# What do you do for Thanksgiving?



## agriffin (Nov 17, 2010)

We go out to a community center in a small town called Bonham, TX. 

We have a large family.  Everyone brings stuff and we pig out all. day. long.  We play lots of dominos and cards.

I usually take desserts and a corn side dish.  I've yet to make a turkey!   :shock:


----------



## Bubbly Buddha (Nov 17, 2010)

That sounds like fun!
We have our Thanksgiving in October (Canadians!) so we usually take turns hosting and have the traditional turkey, etc.

What corn side dish do you make?


----------



## glenolam (Nov 17, 2010)

We go deer hunting in the morning (well, my DH and I fight over who gets to go with my two uncles as someone has to watch our son) then eat at my Aunt's house.  I usually bring a carrot cake.

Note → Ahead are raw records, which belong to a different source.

# MihailMihov/simd-raytracer

Measured on AMD Instinct MI355X. Metric: Mrays/s (intersect invocations per second), hw09/scene5 dragon 1920x1080 1spp, higher is better.
Workload: dtype f32; 1 GPU; BASELINE configs[1]: scenes/hw09/scene5.crtscene 1920x1080 1spp max_ray_depth=5 (primary + shadow + reflection rays), kd_tree_simd_accel semantics; rays_per_frame=2726485, primary_rays=2073600, parallelism=bucket-tiles x1

## Files before the change

### simd-raytracer_amd/csrc/api.hip

```cpp
#include <hip/hip_runtime.h>

#include <algorithm>
#include <cmath>
#include <cstdio>
#include <cstdlib>
#include <cstring>
#include <mutex>
#include <new>

#include "kernels.hpp"
#include "stream.hpp"
#include "repack.hpp"
#include "occluded.hpp"
#include "build.hpp"

namespace rtk {

static thread_local std::string g_last_error;
void set_error(const std::string &msg) { g_last_error = msg; }

namespace {

int fail(int code, const std::string &msg) { set_error(msg); return code; }

int hip_fail(hipError_t e, const char *what) {
    set_error(std::string(what) + ": " + hipGetErrorString(e));
    return RTK_ERR_HIP;
}

#define RTK_HIP(call)                                        \
    do {                                                     \
        const hipError_t e_ = (call);                        \
        if (e_ != hipSuccess) return hip_fail(e_, #call);    \
    } while (0)

template <typename T>
int upload(const std::vector<T> &src, T **dst) {
    *dst = nullptr;
    const size_t bytes = (src.empty() ? 1 : src.size()) * sizeof(T);
    RTK_HIP(hipMalloc(reinterpret_cast<void **>(dst), bytes));
    if (!src.empty()) RTK_HIP(hipMemcpy(*dst, src.data(), src.size() * sizeof(T), hipMemcpyHostToDevice));
    return RTK_OK;
}

}
}

struct rtk_knobs {
    uint32_t slice_min_tris = rtk::kSliceMinTrisDefault;
    bool shadow_exit = true;
    bool skip_unlit_shadow = true;
    bool bundle_cull = true;
    bool auto_trials = true;
    bool cost_feedback = true;
    unsigned resort_every = 16;
    uint32_t light_cycles = 140000u;
    uint32_t order_floor_cycles = 20000u;
    bool batch_scalar_surv = false;
    bool stream_scalar_surv = true;
    bool repack = true;
    bool raster_tiles = true;
    int repack_skip_bits = 6;
    bool repack_full_bounds = false;
    int repack_skip_bits2 = 14;
    bool repack_dirs3 = false;
    int repack_trace = -1;
    size_t group8_below = 9000;
    int stream_node_factor = 0;
    int stream_deep_level = 99, stream_deep_mode = RTK_TRACE_AUTO;
    uint32_t auto_min_lanes = 12;
    int stream_sort_from = -1;
    bool stream_debug = false;
    bool stream_side = true;
    int stream_lanes = 4;
    int stream_slices = 0;
    int stream_batch = 0;
    int stream_mem_gb = 96;
    int stream_side_below = 2;
    bool first_frame_prior = true;
    bool fast_occluders = true;
    bool traversal_fast = false;

    static rtk_knobs from_env() {
        rtk_knobs k;
        auto geti = [](const char *name, long &out) { const char *e = std::getenv(name); if (!e || !*e) return false; out = std::atol(e); return true; };
        long v;
        if (geti("RTK_SLICE_MIN_TRIS", v) && v > 0) k.slice_min_tris = uint32_t(v);
        if (geti("RTK_SHADOW_EARLY_EXIT", v)) k.shadow_exit = v != 0;
        if (geti("RTK_SKIP_UNLIT_SHADOW", v)) k.skip_unlit_shadow = v != 0;
        if (geti("RTK_BUNDLE_CULL", v)) k.bundle_cull = v != 0;
        if (geti("RTK_AUTO_TRIALS", v)) k.auto_trials = v != 0;
        if (geti("RTK_COST_FEEDBACK", v)) k.cost_feedback = v != 0;
        if (geti("RTK_COST_RESORT_EVERY", v) && v > 0) k.resort_every = unsigned(v);
        if (geti("RTK_LIGHT_BELOW_CYCLES", v) && v >= 0) k.light_cycles = uint32_t(v);
        if (geti("RTK_ORDER_FLOOR_CYCLES", v) && v >= 0) k.order_floor_cycles = uint32_t(v);
        if (geti("RTK_REPACK", v)) k.repack = v != 0;
        if (geti("RTK_RASTER_TILES", v)) k.raster_tiles = v != 0;
        if (geti("RTK_REPACK_FULL_BOUNDS", v)) k.repack_full_bounds = v != 0;
        if (geti("RTK_REPACK_SKIP_BITS2", v) && v >= 0 && v <= 22) k.repack_skip_bits2 = int(v);
        if (geti("RTK_REPACK_DIRS3", v)) k.repack_dirs3 = v != 0;
        if (geti("RTK_REPACK_SKIP_BITS", v) && v >= 0 && v <= 14) k.repack_skip_bits = int(v);
        if (geti("RTK_STREAM_SCALAR_SURV", v)) k.stream_scalar_surv = v != 0;
        if (geti("RTK_BATCH_SCALAR_SURV", v)) k.batch_scalar_surv = v != 0;
        if (geti("RTK_REPACK_TRACE", v) && (v == RTK_TRACE_AUTO || v == RTK_TRACE_WAVE || v == RTK_TRACE_LANE)) k.repack_trace = int(v);
        if (geti("RTK_GROUP8_BELOW_BLOCKS", v) && v >= 0) k.group8_below = size_t(v);
        if (geti("RTK_STREAM_NODE_FACTOR", v) && v >= 1) k.stream_node_factor = int(v);
        if (geti("RTK_STREAM_DEEP_LEVEL", v)) k.stream_deep_level = int(v);
        if (geti("RTK_STREAM_DEEP_MODE", v)) k.stream_deep_mode = int(v);
        if (geti("RTK_AUTO_MIN_LANES", v) && v > 0 && v <= 64) k.auto_min_lanes = uint32_t(v);
        if (geti("RTK_STREAM_SORT_FROM", v)) k.stream_sort_from = int(v);
        if (geti("RTK_STREAM_DEBUG", v)) k.stream_debug = v != 0;
        if (geti("RTK_STREAM_SIDE", v)) k.stream_side = v != 0;
        if (geti("RTK_TRAVERSAL_FAST", v)) k.traversal_fast = v != 0;
        if (geti("RTK_FIRST_FRAME_PRIOR", v)) k.first_frame_prior = v != 0;
        if (geti("RTK_STREAM_SLICES", v) && (v == 0 || v == 1 || v == 2 || v == 4)) k.stream_slices = int(v);
        if (geti("RTK_STREAM_BATCH", v) && v >= 0 && v <= 4096) k.stream_batch = int(v);
        if (geti("RTK_STREAM_MEM_GB", v) && v >= 1 && v <= 256) k.stream_mem_gb = int(v);
        if (geti("RTK_FAST_OCCLUDERS", v)) k.fast_occluders = v != 0;
        if (geti("RTK_STREAM_SIDE_BELOW", v) && v >= 0) k.stream_side_below = int(v);
        if (geti("RTK_STREAM_LANES", v) && v >= 1 && v <= rtk::dev::kStreamLanes) k.stream_lanes = int(v);
// ... 1077 lines not shown
    if (rc != RTK_OK) return rc;
    *n_floats = (g.world > 1) ? size_t(g.buckets_per_rank) * g.bucket * g.bucket * 3 : size_t(g.width) * g.height * 3;
    return RTK_OK;
}

static int render_device_impl(rtk_accel *a, const rtk_render_params *p, float *d_out, hipStream_t s) {
    FrameGeom g;
    int rc = frame_geom(a, p, g);
    if (rc != RTK_OK) return rc;
    if (!d_out) return fail(RTK_ERR_INVALID, "null output buffer");
    dev::RenderArgs A;
    std::memset(&A, 0, sizeof(A));
    A.tree = tree_view(a);
    A.materials = a->d_materials; A.lights = a->d_lights;
    A.textures = a->d_textures; A.tri_uv = a->d_tri_uv; A.tex_pixels = a->d_tex_pixels;
    A.n_lights = int(a->scene.lights.size());
    A.has_refractive = a->has_refractive ? 1 : 0;
    std::memcpy(A.cam_pos, a->scene.cam_pos, sizeof(A.cam_pos));
    std::memcpy(A.cam_mat, a->scene.cam_mat, sizeof(A.cam_mat));
    std::memcpy(A.background, a->scene.background, sizeof(A.background));
    A.width = g.width; A.height = g.height;
    A.aspect = static_cast<float>(g.width) / static_cast<float>(g.height);
    const float fov_radians = static_cast<float>(p->fov_degrees * (3.14159265358979323846 / 180.0));
    A.tan_half_fov = std::tan(fov_radians / 2.0f);
    A.spp = p->spp; A.max_depth = p->max_ray_depth; A.diffuse_rays = p->diffuse_rays; A.seed = p->seed;
    A.width_f = static_cast<float>(g.width); A.height_f = static_cast<float>(g.height);
    A.spp_f = static_cast<float>(p->spp); A.gi_div_f = static_cast<float>(p->diffuse_rays + 1);
    A.sample_begin = g.sample_begin; A.sample_end = g.sample_end;
    A.shadow_bias = p->shadow_bias; A.reflection_bias = p->reflection_bias; A.refraction_bias = p->refraction_bias;
    A.bucket = g.bucket; A.tiles_x = g.tiles_x; A.tiles_y = g.tiles_y; A.n_buckets = g.n_buckets;
    A.blocks_per_bucket_side = g.blocks_side; A.buckets_per_rank = g.buckets_per_rank;
    A.rank = g.rank; A.world = g.world; A.compact = g.world > 1 ? 1 : 0; A.skew_q = g.skew_q;
    A.out = d_out; A.counters = a->d_counters;
    A.slice_min_tris = a->knobs.slice_min_tris;
    const bool forks = a->has_refractive || p->diffuse_rays > 0;
    const bool general = forks || !a->scene.textures.empty();
    A.shadow_exit = (a->knobs.shadow_exit && !a->has_refractive && p->collect_stats != 1) ? 1 : 0;
    A.skip_unlit = (a->knobs.skip_unlit_shadow && !a->has_refractive && p->collect_stats != 1) ? 1 : 0;
    A.occl_on = (a->occl_on && p->collect_stats == 0) ? 1 : 0;
    A.occl = A.tree;
    if (A.occl_on) {
        A.occl.nodes = a->d_occl_nodes; A.occl.leaves = a->d_occl_leaves; A.occl.leaves_fast = nullptr; A.occl.n_leaves = a->occl_n_leaves;
        A.occl.tris = a->d_occl_tris; A.occl.tri_ids = a->d_occl_ids;
    }
    RTK_HIP(hipMemsetAsync(a->d_counters, 0, (kCounterWords + 4) * sizeof(unsigned long long), s));
    if (g.world > 1 && g.sample_begin == 0) {
        size_t nf = size_t(g.buckets_per_rank) * g.bucket * g.bucket * 3;
        RTK_HIP(hipMemsetAsync(d_out, 0, nf * sizeof(float), s));
    }
    bool stream = p->trace_mode == RTK_TRACE_STREAM || (p->trace_mode == RTK_TRACE_AUTO && forks);
    hipEvent_t trial_start = nullptr, trial_end = nullptr;
    if (p->trace_mode == RTK_TRACE_AUTO && forks && !p->collect_stats) {
        const bool trials = a->knobs.auto_trials;
        const uint64_t tsig[3] = {(uint64_t(uint32_t(g.width)) << 32) | uint32_t(g.height), (uint64_t(uint32_t(g.rank)) << 32) | uint32_t(g.world),
                                  (uint64_t(uint32_t(p->spp)) << 32) | (uint64_t(uint32_t(p->max_ray_depth)) << 16) | uint32_t(p->diffuse_rays)};
        if (std::memcmp(tsig, a->trial_sig, sizeof(tsig)) != 0) { std::memcpy(a->trial_sig, tsig, sizeof(tsig)); a->trial_state = 0; }
        if (trials) {
            if (!a->trial_ev[0]) for (auto &e : a->trial_ev) RTK_HIP(hipEventCreate(&e));
            if (a->trial_state == 3) {
                float t_stream = 0.f, t_mega = 0.f;
                if (hipEventQuery(a->trial_ev[1]) == hipSuccess && hipEventQuery(a->trial_ev[3]) == hipSuccess &&
                    hipEventElapsedTime(&t_stream, a->trial_ev[0], a->trial_ev[1]) == hipSuccess &&
                    hipEventElapsedTime(&t_mega, a->trial_ev[2], a->trial_ev[3]) == hipSuccess)
                    a->trial_state = t_mega < t_stream ? 5 : 4;
                else (void)hipGetLastError();
            }
            switch (a->trial_state) {
// ... 264 lines not shown

static constexpr size_t kRadianceChunkRays = size_t(1) << 22;

static int radiance_check(const rtk_accel *a, const void *rays, const void *ids, size_t n, const rtk_radiance_params *p, const void *rgb) {
    if (!a || !p) return fail(RTK_ERR_INVALID, "null accel or params");
    if (p->trace_mode != RTK_TRACE_AUTO && p->trace_mode != RTK_TRACE_STREAM)
        return fail(RTK_ERR_INVALID, "trace_mode of a radiance batch must be RTK_TRACE_AUTO or RTK_TRACE_STREAM");
    if (p->max_ray_depth < 0 || p->max_ray_depth > kMaxRayDepth) return fail(RTK_ERR_INVALID, "max_ray_depth must be in [0, 16]");
    if (p->diffuse_rays < 0 || p->diffuse_rays > 32767) return fail(RTK_ERR_INVALID, "diffuse_rays must be in [0, 32767]");
    if (p->sample < 0) return fail(RTK_ERR_INVALID, "sample must be >= 0");
    if (!std::isfinite(p->shadow_bias) || !std::isfinite(p->reflection_bias) || !std::isfinite(p->refraction_bias))
        return fail(RTK_ERR_INVALID, "shadow_bias, reflection_bias and refraction_bias must be finite");
    if (n > (size_t(1) << 38)) return fail(RTK_ERR_INVALID, "too many rays for one call");
    if (n > 0 && (!rays || !rgb)) return fail(RTK_ERR_INVALID, "null ray or colour buffer");
    if (!ids && n > (size_t(1) << 32)) return fail(RTK_ERR_INVALID, "more than 2^32 rays need explicit ids");
    return RTK_OK;
}
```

We used to take turns going to my family's one year then my in-laws the next, but DH says my family can cook better so now we just eat with my family & go to his for dessert!


----------



## agriffin (Nov 17, 2010)

Bubbly Buddha said:
			
		

> That sounds like fun!
> We have our Thanksgiving in October (Canadians!) so we usually take turns hosting and have the traditional turkey, etc.
> 
> What corn side dish do you make?



It's super easy and so yummy!

1 can of sweet corn (don't drain)
1 can of sweet cream corn
1 stick of butter
1 box of jiffy cornbread mix

Melt the butter and mix everything together.  Put in an 8x8 pan and bake at 350 for 30-45 minutes.  You can sprinkle cheese on top.

Kids really like it.


----------



## Deda (Nov 17, 2010)

Usually we gather the family at the beach house.  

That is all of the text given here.